Moon offered an unorthodox message that blended calls for world peace with an unusual interpretation of Christianity, strains of Confucianism and a strident anti-communism. He was famous for presiding over mass marriage ceremonies that highlighted Unification's emphasis on traditional morality.

What also made Moon unusual was a multinational corporate vision that made him a millionaire many times over. He owned vast tracts of land in the U.S. and South America, as well as dozens of enterprises, including a ballet company, a university, a gun manufacturer, a seafood operation and several media organizations, most notably the conservative Washington Times newspaper. He also owns United Press International.

Moon was "the object of more suspicion and enmity than almost any other contemporary religious leader," Eileen Barker, an authority on the Unification Church and new religions at the London School of Economics, wrote some years ago.

The short, balding immigrant evangelist was not charismatic in the usual sense.

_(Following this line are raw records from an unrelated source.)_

__device__ __forceinline__ bool gather_tex_c(const float* __restrict__ planes, unsigned tex0, int H, int W, float X,
                                             float Y, float Z, bool valid, int lane, float* T, float (&e)[48],
                                             unsigned* inb = nullptr) {
    const int i = lane & 31, hi = lane >> 5, js = lane >> 3, c = lane & 7;
    int* Toff = reinterpret_cast<int*>(T);
    float* Tw = T + 3 * 32 * 4;
    float* R = T + GC_TABLE_FLOATS(1);
    const size_t HW = (size_t)H * W;
    bool any = false, anyp[3];
#pragma unroll
    for (int p = 0; p < 3; ++p) {
        Corners cn;
        corners_setup(PLANE_U(p, X, Y, Z), PLANE_V(p, X, Y, Z), H, W, valid, cn);
        const unsigned long long inmask = __ballot(cn.any);
        if (inb) {
            if ((threadIdx.x & 63) == 0) *inb += (unsigned)__popcll(inmask & 0xffffffffull);
        }
        anyp[p] = inmask != 0;
        any = any || cn.any;
        if (hi == 0) {
            const unsigned b = tex0 + (unsigned)((3 + p) * HW);
            const ti32x4 o = {(int)(b + cn.off[0]), (int)(b + cn.off[1]), (int)(b + cn.off[2]), (int)(b + cn.off[3])};
            *reinterpret_cast<ti32x4*>(Toff + (p * 32 + i) * 4) = o;
        } else {
            const f32x4 w = {cn.w[0], cn.w[1], cn.w[2], cn.w[3]};
            *reinterpret_cast<f32x4*>(Tw + (p * 32 + i) * 4) = w;
        }
    }
#pragma unroll
    for (int p = 0; p < 3; ++p) {
        if (!anyp[p]) {
#pragma unroll
            for (int r = 0; r < 16; ++r) e[16 * p + r] = 0.f;
            continue;
        }
        f32x4 acc[4];
#pragma unroll
        for (int n = 0; n < 4; ++n) {
            const int sidx = (p * 32 + 8 * n + js) * 4;
            const ti32x4 o4 = *reinterpret_cast<const ti32x4*>(Toff + sidx);
            const f32x4 w4 = *reinterpret_cast<const f32x4*>(Tw + sidx);
            f32x4 a = {0.f, 0.f, 0.f, 0.f};
#pragma unroll
            for (int k = 0; k < 4; ++k) {
                const f32x4 t = *gc_addr(planes, o4[k], 16u * (unsigned)c);
#pragma unroll
                for (int ee = 0; ee < 4; ++ee) a[ee] = fmaf(w4[k], t[ee], a[ee]);
            }
            acc[n] = a;
        }
#pragma unroll
        for (int n = 0; n < 4; ++n) *reinterpret_cast<f32x4*>(R + (8 * n + js) * 36 + 4 * c) = acc[n];
#pragma unroll
        for (int q = 0; q < 4; ++q) {
            const f32x4 v = *reinterpret_cast<const f32x4*>(R + i * 36 + 4 * (hi + 2 * q));
#pragma unroll
            for (int ee = 0; ee < 4; ++ee) e[16 * p + 4 * q + ee] = v[ee];
        }
    }
    return any;
}

__device__ __forceinline__ void geo_corner_coefs(int p, int H, int W, float X, float Y, float Z, bool valid, float sbar,
                                                 float gux, float guy, float guz, float jscale_u, float jscale_v,
                                                 Corners& cn, float (&coef)[4]) {
    corners_setup(PLANE_U(p, X, Y, Z), PLANE_V(p, X, Y, Z), H, W, valid, cn);
    const float gu = (p == 2 ? guz : gux) * jscale_u, gv = (p == 1 ? guz : guy) * jscale_v;
#pragma unroll
    for (int k = 0; k < 4; ++k) coef[k] = fmaf(cn.w[k], sbar, fmaf(cn.du[k], gu, cn.dv[k] * gv));
}
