template <class E>
__device__ __forceinline__ void rope_frag(typename Ops<E>::frag& f, const float* fr, int t, int col, int HS, int hf) {
  if constexpr (sizeof(E) == 2) {
    const float* q = fr + ((int64_t)t * (HS / 2) + col / 2) * 2;
    const f32x4 a = *reinterpret_cast<const f32x4*>(q), b = *reinterpret_cast<const f32x4*>(q + 4);
    const float cs[4] = {a[0], a[2], b[0], b[2]}, sn[4] = {a[1], a[3], b[1], b[3]};
#pragma unroll
    for (int j = 0; j < 4; ++j) {
      const float x = (float)f[2 * j], y = (float)f[2 * j + 1];
      f[2 * j] = (E)(x * cs[j] - y * sn[j]);
      f[2 * j + 1] = (E)(x * sn[j] + y * cs[j]);
    }
  } else {
    const float* q = fr + ((int64_t)t * (HS / 2) + col / 2) * 2;
    const float c = q[0], sn = q[1];
    const float other = __shfl_xor(f, 32, 64);
    f = hf == 0 ? f * c - other * sn : other * sn + f * c;
  }
}
template <class E, int COLS, int ROWS, int VALID, int NTHR>
__device__ __forceinline__ void rope_lds(E* img, const float* fr, int row0, int T, E* gout, int64_t ors, bool write,
                                         int tid) {
  using I = Img<E, COLS>;
  constexpr int V = 16 / (int)sizeof(E);
  typedef E vec __attribute__((ext_vector_type(V)));
  for (int x = tid; x < ROWS * I::CPR; x += NTHR) {
    const int r = x / I::CPR, ch = x % I::CPR;
    if (ch * V >= VALID) continue;
    const int t = min(row0 + r, T - 1);
    vec* a = reinterpret_cast<vec*>(reinterpret_cast<char*>(img) + r * I::ROWB + ((ch ^ swz<I::ROWB>(r)) << 4));
    vec v = *a;
    const float* q = fr + ((int64_t)t * (VALID / 2) + ch * V / 2) * 2;
#pragma unroll
    for (int j = 0; j < V / 2; ++j) {
      const float c = q[2 * j], sn = q[2 * j + 1];
      const float xx = (float)v[2 * j], yy = (float)v[2 * j + 1];
      v[2 * j] = (E)(xx * c - yy * sn);
      v[2 * j + 1] = (E)(xx * sn + yy * c);
    }
    *a = v;
    if (write && row0 + r < T) *reinterpret_cast<vec*>(gout + (int64_t)(row0 + r) * ors + ch * V) = v;
  }
}

template <class E, int NTHR>
__device__ __forceinline__ void scale_lds(E* a, int n, float s, int tid) {
  constexpr int V = 16 / (int)sizeof(E);
  typedef E vec __attribute__((ext_vector_type(V)));
  for (int e = tid * V; e < n; e += NTHR * V) {
    vec x = *reinterpret_cast<vec*>(a + e);
#pragma unroll
    for (int j = 0; j < V; ++j) x[j] = (E)((float)x[j] * s);
    *reinterpret_cast<vec*>(a + e) = x;
  }
}

template <int N, int NR, int NTHR>
__device__ __forceinline__ void stage_rows(float* dst, const float* src, int64_t bs, int row0, int rowmax, int tid) {
  constexpr int TOT = N * NR;
  constexpr int NI = (TOT + 63) / 64;
  const int wave = tid >> 6, lane = tid & 63;
  for (int j = wave; j < NI; j += NTHR / 64) {
    const int e = j * 64 + lane;
    const int i = min(e / NR, N - 1), r = e % NR;
    const float* s = src + i * bs + min(row0 + r, rowmax);
    __builtin_amdgcn_global_load_lds(s, (__attribute__((address_space(3))) void*)(dst + j * 64), 4, 0, 0);
  }
}

template <int NI, int NW>
__device__ __forceinline__ int pieces(int wave) { return NI / NW + (wave < NI % NW ? 1 : 0); }
template <class E, int COLS, int ROWS, int VALID, int NW>
__device__ __forceinline__ int stage_pieces(int wave) {
  constexpr int BYTES = ROWS * Img<E, COLS>::ROWB;
  if constexpr (VALID == COLS && BYTES % 1024 == 0) return pieces<BYTES / 1024, NW>(wave);
  else return 0;
}
template <int N, int NR, int NW>
__device__ __forceinline__ int rows_pieces(int wave) { return pieces<(N * NR + 63) / 64, NW>(wave); }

He spoke poor English and gave few interviews. His sermons, delivered through interpreters, rambled on for hours and often exhorted followers against using "love organs" in promiscuous behavior or homosexual relationships.

His ideas often seemed bizarre: He believed in numerology, proposed building a highway around the world and for a while embraced a Zimbabwean man as the reincarnation of a son who had died in an accident.

He courted the powerful with surprising success, at one time counting among his friends and allies Christian right leader Jerry Falwell, who defended Moon when he was tried and later convicted in the U.S. on charges of tax evasion; the Nation of Islam's Louis Farrakhan, who shared pulpits with him; and former President George H.W. Bush, who appeared at Unification Church-affiliated events in the U.S. and abroad.

In 2004, Moon invited guests to a U.S. Senate office building in Washington, where he had himself crowned "none other than humanity's Savior, Messiah, Returning Lord and True Parent." The ceremony was attended by a dozen members of Congress, several of whom later told reporters they had been misled about the purpose of the event.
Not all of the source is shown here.